Americans spent a total of about $10.7 billion on Cyber Monday, down 1.4% from 2020 in the first yearly decline ever, according to the Adobe Digital Economy Index on Tuesday morning.

The figures came in at the low end of Adobe’s projections for the holiday, which nabbed $10.8 billion in sales last year and were expected to climb up to $11.3 billion this year.

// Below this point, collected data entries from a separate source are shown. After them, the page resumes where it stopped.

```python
MR_OK = 0
MR_E_INVALID = -1
MR_E_HIP = -2
MR_E_OOM = -3
MR_E_STATE = -4
MR_E_IO = -5
MR_E_PARSE = -6
MR_E_RCCL = -7
MR_TRANSPORT_AUTO, MR_TRANSPORT_COPY, MR_TRANSPORT_RCCL = 0, 1, 2
MR_UBM = 0
MR_IBM = 1
STAGE1 = {"auto": 0, "fused": 1, "separate": 2, "wide": 4}
SHAPES = {0: "separate", 1: "fused", 3: "wide"}
MR_OUT_F32 = 0
MR_OUT_F64 = 1
# ... 67 lines not shown
        ("te_songs", c_void_p),
        ("stream", c_void_p),
    ]


class MrCoocBytes(ctypes.Structure):
    _fields_ = [(n, c_int64) for n in ("heavy_rows", "light_rows", "heavy_reads", "light_reads",
                                       "heavy_index_bytes", "light_index_bytes", "heavy_visits", "consumed_bytes",
                                       "group_tiles", "n_groups", "index_sparse_entries", "index_dense_songs",
                                       "consumed_sparse_entries", "consumed_dense_songs")]


MR_COMB_LINEAR = 0
MR_COMB_AGGREGATION = 1
MR_COMB_STOCHASTIC = 2


class EngineError(RuntimeError):
    def __init__(self, code: int, where: str, msg: str):
        super().__init__(f"{where}: {_ERRNAMES.get(code, code)}: {msg}")
        self.code = code


SIGNATURES = {
    "mr_options_default": (c_int, [POINTER(MrOptions)]),
    "mr_create": (c_int, [POINTER(MrOptions), POINTER(c_void_p)]),
    "mr_destroy": (c_int, [c_void_p]),
    "mr_load": (c_int, [c_void_p, POINTER(MrDataset)]),
    "mr_shard_info": (c_int, [c_void_p, POINTER(c_int32), POINTER(c_int32), POINTER(c_int32)]),
    "mr_launch_info": (c_int, [c_void_p, POINTER(c_int32), POINTER(c_int32), POINTER(c_int32)]),
    "mr_batch_info": (c_int, [c_void_p, POINTER(c_int32), POINTER(c_int32), POINTER(c_int32)]),
    "mr_route_info": (c_int, [c_void_p, POINTER(c_int32), POINTER(c_int32), POINTER(c_int64)]),
    "mr_topk_mode": (c_int, [c_void_p, POINTER(c_int32)]),
    "mr_cooc_stats": (c_int, [c_void_p, POINTER(c_int64), POINTER(c_int64), POINTER(c_int64)]),
    "mr_cooc_bytes": (c_int, [c_void_p, POINTER(MrCoocBytes)]),
    "mr_shard_tile_songs": (c_int, [POINTER(MrOptions), c_int32, c_int32, POINTER(c_int32)]),
    "mr_shard_tile_songs_n": (c_int, [POINTER(MrOptions), c_int32, c_int32, c_int32, c_int32, POINTER(c_int32)]),
    "mr_run": (c_int, [c_void_p, c_int]),
    "mr_sync": (c_int, [c_void_p]),
    "mr_graph_capture": (c_int, [c_void_p, c_int, c_int32]),
    "mr_graph_launch": (c_int, [c_void_p]),
    "mr_device_outputs": (c_int, [c_void_p, POINTER(c_void_p), POINTER(c_void_p), POINTER(c_void_p), POINTER(c_void_p)]),
    "mr_score_dense": (c_int, [c_void_p, c_int, c_void_p]),
    "mr_topk": (c_int, [c_void_p, c_int, c_int, c_void_p, c_void_p, c_void_p]),
    "mr_copy_dense": (c_int, [c_void_p, c_void_p]),
    "mr_copy_topk": (c_int, [c_void_p, c_void_p, c_void_p, c_void_p]),
    "mr_copy_topk_device": (c_int, [c_void_p, c_void_p, c_void_p]),
    "mr_copy_topk_device_async": (c_int, [c_void_p, c_void_p, c_void_p]),
    "mr_topk_merge_device_async": (c_int, [c_void_p, c_int32, c_int32, c_int32, c_void_p, c_void_p, c_void_p, c_void_p,
                                           c_void_p]),
    "mr_topk_record_bytes": (c_int, [c_int32, c_int32, POINTER(c_int64)]),
    "mr_topk_merge_records_async": (c_int, [c_void_p, c_int32, c_int32, c_int32, c_void_p, c_int64, c_void_p, c_void_p,
                                            c_void_p]),
    "mr_topk_merge_host": (c_int, [c_int32, c_int32, c_int32, c_void_p, c_void_p, c_void_p, c_void_p, c_void_p, c_void_p]),
    "mr_topk_merge_device": (c_int, [c_void_p, c_int32, c_int32, c_int32, c_void_p, c_void_p, c_void_p, c_void_p, c_void_p, c_void_p]),
    "mr_kernel_times": (c_int, [c_void_p, c_int32, POINTER(c_int64), POINTER(c_double), c_int32]),
    "mr_debug_stamps": (c_int, [c_void_p, c_void_p, c_int64]),
    "mr_timing_begin": (c_int, [c_void_p]),
    "mr_timing_stop": (c_int, [c_void_p]),
    "mr_timing_end": (c_int, [c_void_p, POINTER(c_int64), POINTER(c_double)]),
    "mr_stream": (c_void_p, [c_void_p]),
    "mr_run_into": (c_int, [c_void_p, c_int, c_void_p]),
    "mr_view_get": (c_int, [c_void_p, POINTER(MrView)]),
    "mr_topk_dense_device": (c_int, [c_void_p, c_void_p, c_int32]),
    "mr_combine_device": (c_int, [c_void_p, c_int, c_double, ctypes.c_uint64, c_int64, c_int64, c_void_p, c_void_p, c_void_p]),
    "mr_combine_all_device": (c_int, [c_void_p, c_double, c_double, c_double, ctypes.c_uint64, c_int64, c_int64,
# ... 78 lines not shown
```

musicrecommendation_amd/csrc/mr_engine.hip:

```cpp
#include <hip/hip_runtime.h>

#include <algorithm>
#include <atomic>
#include <climits>
#include <cmath>
#include <cstdarg>
#include <cstdio>
#include <cstdlib>
#include <cstring>
#include <limits>
#include <mutex>
#include <string>
#include <vector>

#ifndef MR_TILE_ROWS
#define MR_TILE_ROWS 32
#endif

#include "mr_engine.h"
#include "mr_internal.h"
#include "mr_par.h"


namespace {
// ... 893 lines not shown
  const uint2* te_sched;
  const long long* sched_off;
  const double* sqrt_c;
  const long long* trs_off;
  const int* trs_users;
  const long long* q_song;
  const double* sqrt_tr;
  const double* sqrt_te;
  int cap;
  int chunk, n_chunks;
  int n_users, xcd_remap;
  int merge_rows;
  const int* nbr_v;
  const long long* nbr_q;
  const int* nbr_cnt;
  void* dense_out;
  long long* cand_key;
  int* cand_song;
  unsigned* counter;
  long long* top_key;
  int* top_song;
  double* top_score;
  long long* stamps;
  int topk_lists;
  int n_rows, nseg;
  const int* te_row;
  const long long* seg_off;
  const int* seg_len;
  const unsigned* pool;
  unsigned long long* mm_key;
  int mm_n;
  int cand;
  const float* rsq_c;
};
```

In an email, Adobe’s Taylor Schreiner said the decline was “fueled by growing awareness of supply chain challenges and product availability,” which encouraged some consumers to spread out ecommerce spending across the months of October and November.

Despite the Monday decline, which mirrored a 1.3% yearly decline in Black Friday sales, this holiday season is still on track to break online shopping records, Schreiner said, pointing out consumers have already spent $109.8 billion this month, soaring 11.9% over last year. 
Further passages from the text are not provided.